You can subscribe to Product-Led AI wherever you get your podcasts, and you can sign up for Seth's weekly LinkedIn newsletter to make sure you never miss an episode. You'll find links to all of this and more on the series website, productledaipod.com. It's also linked in the show notes. Now, here's Seth with Product-Led AI.

Hi, I'm Seth Rosenberg. I'm a partner at Greylock and the host of Product-Led AI, a series exploring the opportunities at the application layer of AI. My guest today is David Luan, who is the CEO and co-founder of Adept. The company is developing multimodal agents designed to work alongside humans in any profession. David has been an early builder, researcher, and pioneer in AI.

He was among the first few dozen employees at OpenAI, where he led all of OpenAI's engineering. He then served as co-lead of Google Brain, working on frontier large language models. He co-founded Adept in 2022, and the company has stood out for its human-centric approach to AI, and eventually AGI.

David, thanks for joining today. Very excited to dive in to the nuances of building agents with Adept. Thanks. So maybe to kick it off, obviously, you've been a pioneering builder in AI since the early 2010s. So when was the moment you knew that you wanted to actually break out and start your own company?

Yeah, I mean, I think the easiest way to answer this is to tell a very, very short history of the last, what, 20 years or so of AI. So when I started getting going, I was actually initially first drawn to robotics. So I thought the idea that you could write these programs that made these physical devices do smart things in the world was like one of the coolest things possible.

But like way back when, like during that period, like mid 2000s, like nothing really worked, right? Like we were misidentifying horses as dogs and the Tay chatbot came out and started insulting everybody on Twitter after 24 hours. It was all so, so early. And so I decided the right answer to do back then was to get into research. And so after multiple twists and turns, because of previous work I had done in leading research oriented teams,

the founding team at OpenAI brought me in to lead research and engineering there as the VP Edge. So I did that for three years and I think saw this transition from like the previous era of AI of just you and a couple of pals trying research ideas independently and writing a paper to this like next world of like giant scale of projects, which we did successfully with the GPTs and back then the Robot Hand Project and Dota and all this other stuff.

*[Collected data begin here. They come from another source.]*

@@ -788,9 +876,7 @@
     emit_a = (tb == ta + 1);
     emit_b = (tb == T - 1 && ta == T - 2);
   }
-  const int px_begin = blockIdx.x * px_per_cta;
-  const int px_end = min(HW, px_begin + px_per_cta);
-  if (px_begin >= px_end) return;
+  if (px_begin >= px_end) return false;
   const int R6a = PAIR ? 6 * min(kPairTileRows, nrows - kPairTileRows * ta) : 6 * nrows;
   const int R6b = PAIR ? 6 * min(kPairTileRows, nrows - kPairTileRows * tb) : 6 * nrows;
   const int R6 = R6a;
@@ -801,7 +887,6 @@
   const int nchunks = (px_end - px_begin + cpx - 1) / cpx;
   const int N = two_halves ? 128 : ((R6 + 1 + 15) & ~15);
 
-  uint8_t* smem = reinterpret_cast<uint8_t*>((reinterpret_cast<uintptr_t>(tc_smem_raw) + 1023) & ~(uintptr_t)1023);
   const uint32_t op_base = smem_u32(smem);
   const uint32_t raw_base = op_base + kTcOpStages * 2 * kTcOpBytes;
   uint64_t* bars = reinterpret_cast<uint64_t*>(smem + kTcOpStages * 2 * kTcOpBytes + kTcRawStages * kTcRawBytes);
@@ -810,7 +895,6 @@
   uint64_t* acc_full = bars + 2 * kTcOpStages;
   uint64_t* acc_empty = acc_full + kTcAccSlots;
   uint64_t* done = acc_empty + kTcAccSlots;
-  uint32_t* tmem_base_smem = reinterpret_cast<uint32_t*>(done + 2);
 
   if (tid < 128) {
     if (PAIR) {
@@ -818,23 +902,7 @@
       s_gidx[tid] = (ln < R6x) ? s_pose[row0 + ln / 6] * 6 + (ln % 6) : (ln == R6x ? -1 : -2);
     } else s_gidx[tid] = (tid < R6) ? s_pose[tid / 6] * 6 + (tid % 6) : (tid == R6 ? -1 : -2);
   }
-  if (tid == 0) {
-    for (int s = 0; s < kTcOpStages; s++) { mbar_init(full + s, kTcProducers / 32); mbar_init(empty + s, 1); }
-    for (int s = 0; s < kTcAccSlots; s++) { mbar_init(acc_full + s, 1); mbar_init(acc_empty + s, kTcProducers / 32); }
-    mbar_init(done, 1);
-    asm volatile("fence.mbarrier_init.release.cluster;" ::: "memory");
-  }
-  if (warp == 8) {
-    asm volatile("tcgen05.alloc.cta_group::1.sync.aligned.shared::cta.b32 [%0], 512;" ::"r"(smem_u32(tmem_base_smem)) : "memory");
-    asm volatile("tcgen05.relinquish_alloc_permit.cta_group::1.sync.aligned;" ::: "memory");
-  } else {
-    uint4* z = reinterpret_cast<uint4*>(smem);
-    for (int k = tid; k < kTcOpStages * 2 * kTcOpBytes / 16; k += kTcProducers) z[k] = make_uint4(0u, 0u, 0u, 0u);
-  }
-  asm volatile("tcgen05.fence::before_thread_sync;" ::: "memory");
-  __syncthreads();
-  asm volatile("tcgen05.fence::after_thread_sync;" ::: "memory");
-  const uint32_t tmem_base = *tmem_base_smem;
+  __syncthreads();
 
   if (warp == 8) {
     if (lane == 0) {
@@ -857,6 +925,7 @@
         umma_commit(acc_full + slot);
       }
       umma_commit(done);
+      for (int c = max(0, nchunks - kTcOpStages); c < nchunks; c++) mbar_wait(empty + c % kTcOpStages, (c / kTcOpStages) & 1);
     }
     __syncwarp();
   } else {
@@ -1030,6 +1099,69 @@
   }
   asm volatile("tcgen05.fence::before_thread_sync;" ::: "memory");
   __syncthreads();
+  asm volatile("tcgen05.fence::after_thread_sync;" ::: "memory");
+  return true;
+}
+
+__device__ __forceinline__ void tc_init_barriers(uint64_t* bars, bool reinit) {
+  uint64_t* full = bars;
+  uint64_t* empty = bars + kTcOpStages;
+  uint64_t* acc_full = bars + 2 * kTcOpStages;
+  uint64_t* acc_empty = acc_full + kTcAccSlots;
+  uint64_t* done = acc_empty + kTcAccSlots;
+  if (reinit)
+    for (int s = 0; s < 2 * kTcOpStages + 2 * kTcAccSlots + 1; s++) asm volatile("mbarrier.inval.shared::cta.b64 [%0];" ::"r"(smem_u32(bars + s)) : "memory");
+  for (int s = 0; s < kTcOpStages; s++) { mbar_init(full + s, kTcProducers / 32); mbar_init(empty + s, 1); }
+  for (int s = 0; s < kTcAccSlots; s++) { mbar_init(acc_full + s, 1); mbar_init(acc_empty + s, kTcProducers / 32); }
+  mbar_init(done, 1);
+  asm volatile("fence.mbarrier_init.release.cluster;" ::: "memory");
+}
+
+__global__ void __launch_bounds__(kTcThreads, 1) ba_schur_tc_kernel(
+    const int64_t* __restrict__ jj, int* __restrict__ hdr, const int* __restrict__ kx, const int* __restrict__ rowptr,
+    const int* __restrict__ edgeidx, int HW, int t0, int P, const int4* __restrict__ work,
+    const float* __restrict__ Eij, const float* __restrict__ Cin, const float* __restrict__ win, const float* __restrict__ Eiin,
+    double* __restrict__ Hsys, double* __restrict__ bsys) {
+  __shared__ TcShared sh;
+  __shared__ int s_item;
+  extern __shared__ uint8_t tc_smem_raw[];
+  const int tid = threadIdx.x, warp = tid >> 5;
+  const int nwork = hdr[HDR_NWORK];
+  if (tid == 0) s_item = atomicAdd(&hdr[HDR_NEXT], 1);
+  __syncthreads();
+  int item = s_item;
+  if (item >= nwork) return;
+
+  uint8_t* smem = reinterpret_cast<uint8_t*>((reinterpret_cast<uintptr_t>(tc_smem_raw) + 1023) & ~(uintptr_t)1023);
+  uint64_t* bars = reinterpret_cast<uint64_t*>(smem + kTcOpStages * 2 * kTcOpBytes + kTcRawStages * kTcRawBytes);
+  uint32_t* tmem_base_smem = reinterpret_cast<uint32_t*>(bars + 2 * kTcOpStages + 2 * kTcAccSlots + 2);
+  if (tid == 0) tc_init_barriers(bars, false);
+  if (warp == 8) {
+    asm volatile("tcgen05.alloc.cta_group::1.sync.aligned.shared::cta.b32 [%0], 512;" ::"r"(smem_u32(tmem_base_smem)) : "memory");
+    asm volatile("tcgen05.relinquish_alloc_permit.cta_group::1.sync.aligned;" ::: "memory");
+  } else {
+    uint4* z = reinterpret_cast<uint4*>(smem);
+    for (int k = tid; k < kTcOpStages * 2 * kTcOpBytes / 16; k += kTcProducers) z[k] = make_uint4(0u, 0u, 0u, 0u);
+  }
+  asm volatile("tcgen05.fence::before_thread_sync;" ::: "memory");
+  __syncthreads();
+  asm volatile("tcgen05.fence::after_thread_sync;" ::: "memory");
+  const uint32_t tmem_base = *tmem_base_smem;
+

And after that, you know, I ended up going to Google to lead Google's giant LLM training effort. And I think what was really interesting about that was sort of seeing the first innings of like true productization on some of these models. And it just became really clear to me that like,

first off, like the recipe for building general intelligence is like increasingly clear. And actually a critical part of that is having a product. Like you need a product because you need something that users interact with, teach the models to be smarter. And, um,

And as a result, the dominant shape of an organization that can win at that doesn't look like what anybody had built before. It doesn't look like the standard thing of like, you know, you have researchers sitting in a corner of a building and then pitching their ideas to engineers and other products trying to get those things landed. It also doesn't look like, you know, um,

two separate orgs with two separate roadmaps. What you really need to do is you need to go start with something. You need to start with a product shape that gets you all the way to general intelligence. And you need to distill that down into what research problems, what engineering problems, and what product problems do you need to solve to build that product shape? Like a full end-to-end combination of research and product. And that sort of org structure didn't exist. And so on top of the actual technical bet we wanted to make, organizationally it was obvious we had to go do it as a startup.

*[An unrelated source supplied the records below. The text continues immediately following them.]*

# agiger/GPR

Measured on AMD Instinct MI355X. Metric: GP fits/sec (kernel build + Cholesky + solve), N=16384 d=32 fp64, higher is better.
Workload: dtype f64

## Files before the change

gpr_amd/csrc/k_pt_ops.h:

```cpp
#pragma once
#include "k_handoff.h"
#include "k_mma.h"

namespace gprx {
namespace pt {

using namespace mm;
using ho::ld_agent;
using ho::ld_sys;
using ho::ld_uni;
using ho::local_sync;
using ho::publish;
using ho::publish2;
using ho::st_agent;
using ho::st_sys;
using ho::wait_until;
using ho::wave_id;

template <typename T, bool UPDATE, int MAP = 0>
__device__ __forceinline__ void tile_gemm(T* __restrict__ C, int64_t ldc, const T* __restrict__ A, int64_t lda,
                                          const T* __restrict__ B, int64_t ldb, int K, bool lower, T* smem,
                                          const int t, bool tri = false, const uint64_t* Bpan = nullptr) {
    typedef Mfma<T> Tr;
    typedef typename Tr::acc_t acc_t;
    const int lane = t & 63, w = t >> 6;
    int wr, wc;
    wave_block<MAP>(w, wr, wc);
    const int lr = lane & 15, lk = lane >> 4;
    const bool active = !(lower && wr == 0 && wc >= 2);
    T cv[2][4][4];
    if (UPDATE && active) {
#pragma unroll
        for (int x = 0; x < 2; x++)
#pragma unroll
            for (int reg = 0; reg < 4; reg++) {
                const int jl = wc * 32 + x * 16 + Tr::orow(lk, reg);
                const T* ccol = C + (int64_t)jl * ldc;
#pragma unroll
                for (int y = 0; y < 4; y++) cv[x][y][reg] = ccol[wr * 64 + y * 16 + lr];
            }
    }
    acc_t acc[2][4];
    tile_mma<T, MAP>(acc, A, lda, B, ldb, K, !active ? 0 : (tri ? 32 * (wc + 1) : K), smem, t, Bpan);
    if (!active) return;
#pragma unroll
    for (int x = 0; x < 2; x++) {
#pragma unroll
        for (int reg = 0; reg < 4; reg++) {
            const int jl = wc * 32 + x * 16 + Tr::orow(lk, reg);
            T* ccol = C + (int64_t)jl * ldc;
#pragma unroll
            for (int y = 0; y < 4; y++) {
                const int il = wr * 64 + y * 16 + lr;
                if (UPDATE)
                    st_sc1(ccol + il, (lower && il < jl) ? cv[x][y][reg] : cv[x][y][reg] - acc[x][y][reg]);
                else if (!lower || il >= jl)
                    st_sc1(ccol + il, acc[x][y][reg]);
            }
        }
    }
}

template <typename T>
__device__ __forceinline__ void tile_trsm(T* C, int64_t ldc, const T* A, int64_t lda,
                                          const T* __restrict__ B, int64_t ldb, T* smem, const int t) {
    typedef Mfma<T> Tr;
    const int lane = t & 63, w = t >> 6, lr = lane & 15, lk = lane >> 4;
    typename Tr::acc_t acc[2][4];
    mm::tile_mma_trirows<T>(acc, A, lda, B, ldb, smem, t);
#pragma unroll
    for (int x = 0; x < 2; x++)
#pragma unroll
        for (int y = 0; y < 4; y++)
#pragma unroll
            for (int reg = 0; reg < 4; reg++)
                st_sc1(C + (int64_t)(16 * (4 * x + y) + Tr::orow(lk, reg)) * ldc + 16 * w + lr, acc[x][y][reg]);
}

template <typename T>
__device__ __forceinline__ void tile_gemm_rows16(T* __restrict__ C, int64_t ldc, const T* __restrict__ A, int64_t lda,
                                                 const T* __restrict__ B, int64_t ldb, int K, T* smem, const int t) {
    typedef Mfma<T> Tr;
    const int lane = t & 63, w = t >> 6, lr = lane & 15, lk = lane >> 4;
    T cv[4];
#pragma unroll
    for (int reg = 0; reg < 4; reg++) cv[reg] = C[(int64_t)(16 * w + Tr::orow(lk, reg)) * ldc + lr];
    typename Tr::acc_t acc;
    mm::tile_mma_rows16<T>(acc, A, lda, B, ldb, K, smem, t);
#pragma unroll
    for (int reg = 0; reg < 4; reg++) st_sc1(C + (int64_t)(16 * w + Tr::orow(lk, reg)) * ldc + lr, cv[reg] - acc[reg]);
}

template <typename T>
__device__ __forceinline__ void tile_gemm_tall(T* __restrict__ C, int64_t ldc, const T* __restrict__ A, int64_t lda,
                                               const T* __restrict__ B, int64_t ldb, int K, T* smem, const int t) {
    typedef Mfma<T> Tr;
    typedef typename Tr::acc_t acc_t;
    const int lane = t & 63, w = t >> 6;
    const int wr = w & 3, wc = w >> 2, lr = lane & 15, lk = lane >> 4;
    acc_t acc[4][4];
    mm::tile_mma_tall<T, 1>(acc, A, lda, B, ldb, K, smem, t, C, ldc);
#pragma unroll
    for (int x = 0; x < 4; x++)
#pragma unroll
        for (int reg = 0; reg < 4; reg++) {
            T* ccol = C + (int64_t)(64 * wc + 16 * x + Tr::orow(lk, reg)) * ldc;
#pragma unroll
            for (int y = 0; y < 4; y++) st_sc1(ccol + 64 * wr + 16 * y + lr, -acc[x][y][reg]);
        }
}

}
}
```

gpr_amd/csrc/k_ptiles.hip:

```cpp
#include "gprx_dist.h"
#include "gprx_internal.h"
#include "k_handoff.h"
#include "k_pairs.h"
#include "k_pt_diag.h"
#include "k_pt_dist.h"
#include "k_pt_ops.h"
#include "k_pt_split.h"
#include "pt_sched.h"

#include <algorithm>
#include <cstring>
#include <cstdlib>
#include <map>
#include <mutex>
#include <tuple>

namespace gprx {
namespace pt {

template <typename T, int V>
__global__ __launch_bounds__(NT) void diag_bench_kernel(T* A, int64_t ld, T* Linv, int* info, long long* prof,
                                                        int reps) {
    extern __shared__ __attribute__((aligned(16))) unsigned char smem_raw[];
    long long acc[5] = {0, 0, 0, 0, 0};
    long long ph[8] = {0, 0, 0, 0, 0, 0, 0, 0};
    for (int r = 0; r < reps; r++) {
        const long long t0 = wall_clock64();
        if (V == 0) diag_factor_rank8<T>(A + (int64_t)r * DB * ld, ld, Linv, info, 0, smem_raw, threadIdx.x, nullptr, ph);
        else if (V == 1) diag_factor_blocked<T>(A + (int64_t)r * DB * ld, ld, Linv, info, 0, smem_raw, threadIdx.x, ph);
        else diag_factor_la<T>(A + (int64_t)r * DB * ld, ld, Linv, info, 0, smem_raw, threadIdx.x, ph);
        __syncthreads();
        const long long t1 = wall_clock64();
        acc[0] += ph[0];
        acc[1] += ph[1];
        acc[2] += ph[2];
        acc[3] += ph[3];
        acc[4] += t1 - t0;
    }
    if (threadIdx.x == 0) {
        for (int u = 0; u < 5; u++) prof[u] = acc[u];
        for (int u = 0; u < 3; u++) prof[5 + u] = ph[4 + u];
    }
}

template <typename T>
void launch_diag_bench(int variant, T* A, int64_t ld, T* Linv, int* info, long long* prof, int reps, hipStream_t s) {
    const size_t lds = diag_lds<T>() + 64;
    auto go = [&](auto kfn) {
        GPRX_HIP(hipFuncSetAttribute((const void*)kfn, hipFuncAttributeMaxDynamicSharedMemorySize, (int)lds));
        hipLaunchKernelGGL(kfn, dim3(1), dim3(NT), lds, s, A, ld, Linv, info, prof, reps);
    };
    if (variant == 0 || !std::is_same<T, double>::value) go(diag_bench_kernel<T, 0>);
    else if (variant == 1) go(diag_bench_kernel<T, 1>);
    else go(diag_bench_kernel<T, 2>);
    GPRX_HIP(hipGetLastError());
}
template void launch_diag_bench<double>(int, double*, int64_t, double*, int*, long long*, int, hipStream_t);
template void launch_diag_bench<float>(int, float*, int64_t, float*, int*, long long*, int, hipStream_t);

template <typename T>
constexpr size_t pt_lds_bytes() {
    return gemm_lds<T>() > diag_lds<T>() ? gemm_lds<T>() : diag_lds<T>();
}
static_assert(tall_lds<double>() <= pt_lds_bytes<double>() && tall_lds<float>() <= pt_lds_bytes<float>(),
              "the paired update's ring exceeds the LDS of the launch");

template <typename T>
struct Args {
    T* A;
    int64_t ld;
    T* Linv;
    const int4* tasks;
    int ntasks;
    int nc;
    int nv;
    int* ctl;
    int* lcnt;
    int* ver;
    int* info;
    long long tlimit;
    int* dbg;
    int variant;
    long long* trace;
    long long* xt;
    const TileBuild<T>* tb;
    const PtDist<T>* dist;
    int split;
    T* pbuf;
    int* tflag;
    int lab_rows;
};
constexpr int LAB_NARROW = 16;


template <typename T, bool DIST>
__device__ bool wait_inputs(const Args<T>& a, int type, int i, int j, int b0, int nb) {
    const int* vp;
    int vwant;
    const int* vp2;
    int vwant2;
    const int* lp1;
    int lwant1;
    const int* lp2;
    int lwant2;
    const unsigned* rp = nullptr;
    int rn = 0;
    unsigned ep = 0;
    const int* lp3 = nullptr;
    if (type == T_TPART) {
        vp = a.ver + (int64_t)i * a.nv + (i - 1);
        vwant = i - 1;
        vp2 = vp;
        vwant2 = vwant;
        lp1 = a.lcnt + i;
        lwant1 = 0;
        lp2 = lp1;
        lwant2 = 0;
    } else if (type == T_DIAGX && i > 0 && a.split) {
        vp = a.ver + (int64_t)i * a.nv + i;
        vwant = i - 1;
        vp2 = vp;
        vwant2 = vwant;
        lp1 = a.lcnt + i;
        lwant1 = 0;
        lp2 = lp1;
        lwant2 = 0;
    } else if (type == T_DIAGX && i == 0) {
        vp = a.ver;
        vwant = 0;
        vp2 = vp;
        vwant2 = 0;
        lp1 = a.lcnt;
        lwant1 = 0;
        lp2 = lp1;
        lwant2 = 0;
    } else if (type == T_BUILD) {
        return true;
    } else if (type == T_DIAGX) {
        vp = a.ver + (int64_t)i * a.nv + (i - 1);
        vwant = i - 1;
        vp2 = a.ver + (int64_t)i * a.nv + i;
        vwant2 = i - 1;
        lp1 = a.lcnt + (i - 1);
        lwant1 = i;
        lp2 = lp1;
        lwant2 = lwant1;
        if constexpr (DIST) {
            const PtDist<T>& D = *a.dist;
            if (__builtin_amdgcn_readfirstlane(D.loc[i - 1]) < 0) {
                lp1 = lp2 = a.lcnt + i;
                lwant1 = lwant2 = 0;
                rp = dist_flags(D, D.r) + dist_f_linv(D.nr, D.nc) + (i - 1);
                rn = 1;
                ep = D.ep;
            }
        }
    } else if (!DIST && type == T_UPD2) {
        vp = a.ver + (int64_t)i * a.nv + j;
        vwant = b0;
        vp2 = a.ver + (int64_t)(i + 1) * a.nv + j;
        vwant2 = b0;
        lp1 = a.lcnt + i;
        lwant1 = b0 + nb;
        lp2 = a.lcnt + j;
        lwant2 = b0 + nb;
        lp3 = a.lcnt + i + 1;
    } else if (type == T_TRSM) {
        vp = a.ver + (int64_t)i * a.nv + j;
        vwant = j;
        vp2 = vp;
        vwant2 = vwant;
        lp1 = a.lcnt + j;
        lwant1 = j + 1;
        lp2 = lp1;
        lwant2 = lwant1;
        if constexpr (DIST) {
            const PtDist<T>& D = *a.dist;
            if (__builtin_amdgcn_readfirstlane(D.loc[j]) < 0) {
                lp1 = lp2 = a.lcnt + i;
                lwant1 = lwant2 = 0;
                rp = dist_flags(D, D.r) + dist_f_linv(D.nr, D.nc) + j;
                rn = 1;
                ep = D.ep;
            }
        }
    } else {
        const int jc = DIST ? dist_col(a.dist->nc, j) : j;
        vp = a.ver + (int64_t)i * a.nv + jc;
        vwant = b0;
        vp2 = vp;
        vwant2 = vwant;
        lp1 = a.lcnt + i;
        lwant1 = b0 + nb;
        lp2 = a.lcnt + j;
        lwant2 = b0 + nb;
        if constexpr (DIST) {
            const PtDist<T>& D = *a.dist;
            if (__builtin_amdgcn_readfirstlane(D.loc[j]) < 0) {
                lp2 = lp1;
                rp = dist_flags(D, D.r) + dist_f_tile() + (int64_t)j * D.nc + b0;
                rn = nb;
                ep = D.ep;
            }
        }
    }
    const int lane = threadIdx.x & 63;
    const long long t0 = wall_clock64();
    for (;;) {
        int ok = int(ld_uni(vp) == vwant) & int(ld_uni(vp2) == vwant2) & int(ld_uni(lp1) >= lwant1) &
                 int(ld_uni(lp2) >= lwant2);
        if (!DIST && lp3) ok &= int(ld_uni(lp3) >= lwant1);
        if constexpr (DIST) {
            if (rp) {
                const bool good = lane >= rn || ld_sys(rp + (lane < rn ? lane : 0)) == ep;
                ok &= int(__builtin_amdgcn_readfirstlane((uint32_t)(__ballot(!good) == 0)));
            }
        }
        if (ok) return true;
        if (ld_uni(a.ctl + C_ERR)) return false;
        if (wall_clock64() - t0 > a.tlimit) {
            if constexpr (DIST) {
                int miss = int(ld_uni(vp) != vwant) | (int(ld_uni(vp2) != vwant2) << 1) | (int(ld_uni(lp1) < lwant1) << 2) |
                           (int(ld_uni(lp2) < lwant2) << 3);
                int seen = ld_uni(vp);
                if (rp) {
                    const bool good = lane >= rn || ld_sys(rp + (lane < rn ? lane : 0)) == ep;
                    const unsigned long long bad = __ballot(!good);
                    if (bad) {
                        miss |= 16 | ((int)__builtin_ctzll(bad) << 8);
                        seen = (int)__builtin_amdgcn_readfirstlane(ld_sys(rp + (int)__builtin_ctzll(bad)));
                    }
                }
                if (lane == 0) dist_note_timeout(a.dist->check_err + DIST_TO_REC, 1, type, i, j, b0 | (nb << 16), miss, seen);
            }
            st_agent(a.ctl + C_ERR, 1);
            return false;
        }
        __builtin_amdgcn_s_sleep(2);
    }
}

template <typename T>
__device__ __forceinline__ TpCtx<T> tp_ctx(const Args<T>& a) {
    return TpCtx<T>{a.ctl, a.lcnt, a.tflag, a.pbuf, a.dist, a.tlimit, a.xt, a.nc, a.ver, a.nv};
}
template <typename T>
constexpr size_t pt_lds_ctx_off() {
    return pt_lds_bytes<T>() + 16;
}
template <typename T>
constexpr size_t pt_lds_total() {
    return pt_lds_ctx_off<T>() + sizeof(TpCtx<T>);
}
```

Yeah, I totally agree. The last 10 years were about kind of the foundational research and infrastructure in the next 10 years about putting this into products that actually work. 100%. So...

Obviously, one of the maybe naive narratives around AI, especially the type of AI that you're building, an agent that can act like a human in front of a computer, there's a narrative around AI replacing jobs. I think you have a different take, both on your mission for Adept as well as AI's impact on the world. So maybe spend a moment on that. Yeah. So I think what's really interesting to me about this question is like, is like,

I think it's fundamentally like a mission and values question. And then there's also a little bit of pragmatism in there. But like, if you go look at how everyone has framed AI progress so far, right? Like you go read mission statements of the classic labs. It's always about replacements, about doing things that beat

beat humans at exit, doing a wide better than humans and then creating lots of economic value and the need to figure out how that's going to be redistributed. And there's also framings about AI as being a race, right? A race of how can you get to general intelligence as fast as possible, be better than humans, and then how many companies will potentially have a seat like that and then be able to out-compete each other and prevent others from... All this crazy stuff. It's just one formulation.

And I think that you can just reject this framing entirely. And I think you can reject it not only out of a sense of mission of like, you know, hey, what if we don't want to be building systems that replace people, but also one of just like,

I think potentially a misunderstanding of how technology is even diffuse within society. On the latter, when we go look at things like having a calculator or writing or using a computer, those are technologies we've built as humans over the last couple of millennia that what if turned out has really happened is it's actually improved the cognitive skills of people.

They've become cognitive technologies for people. I think this is a really interesting study that I should probably read again before I quote as definitive. I think that showed that for cultures that didn't have reading, humans' ability to

to be able to extrapolate to new events and imagine things as done by test was a lot lower than that of cultures that had writing, reading and writing. And so I think similarly, like by having these like AI systems that get smarter and smarter that work for people instead of replacing them, we are kind of basically building a new set of cognitive technologies for people that actually end up up leveling humans. And that's a, that's a world I'm much more excited about living in.

Yeah, I totally agree. I think people also underestimate the demand side of the equation and focus on the supply side, right? You can automate certain tasks, but demand doesn't stay constant, right? Mm-mm.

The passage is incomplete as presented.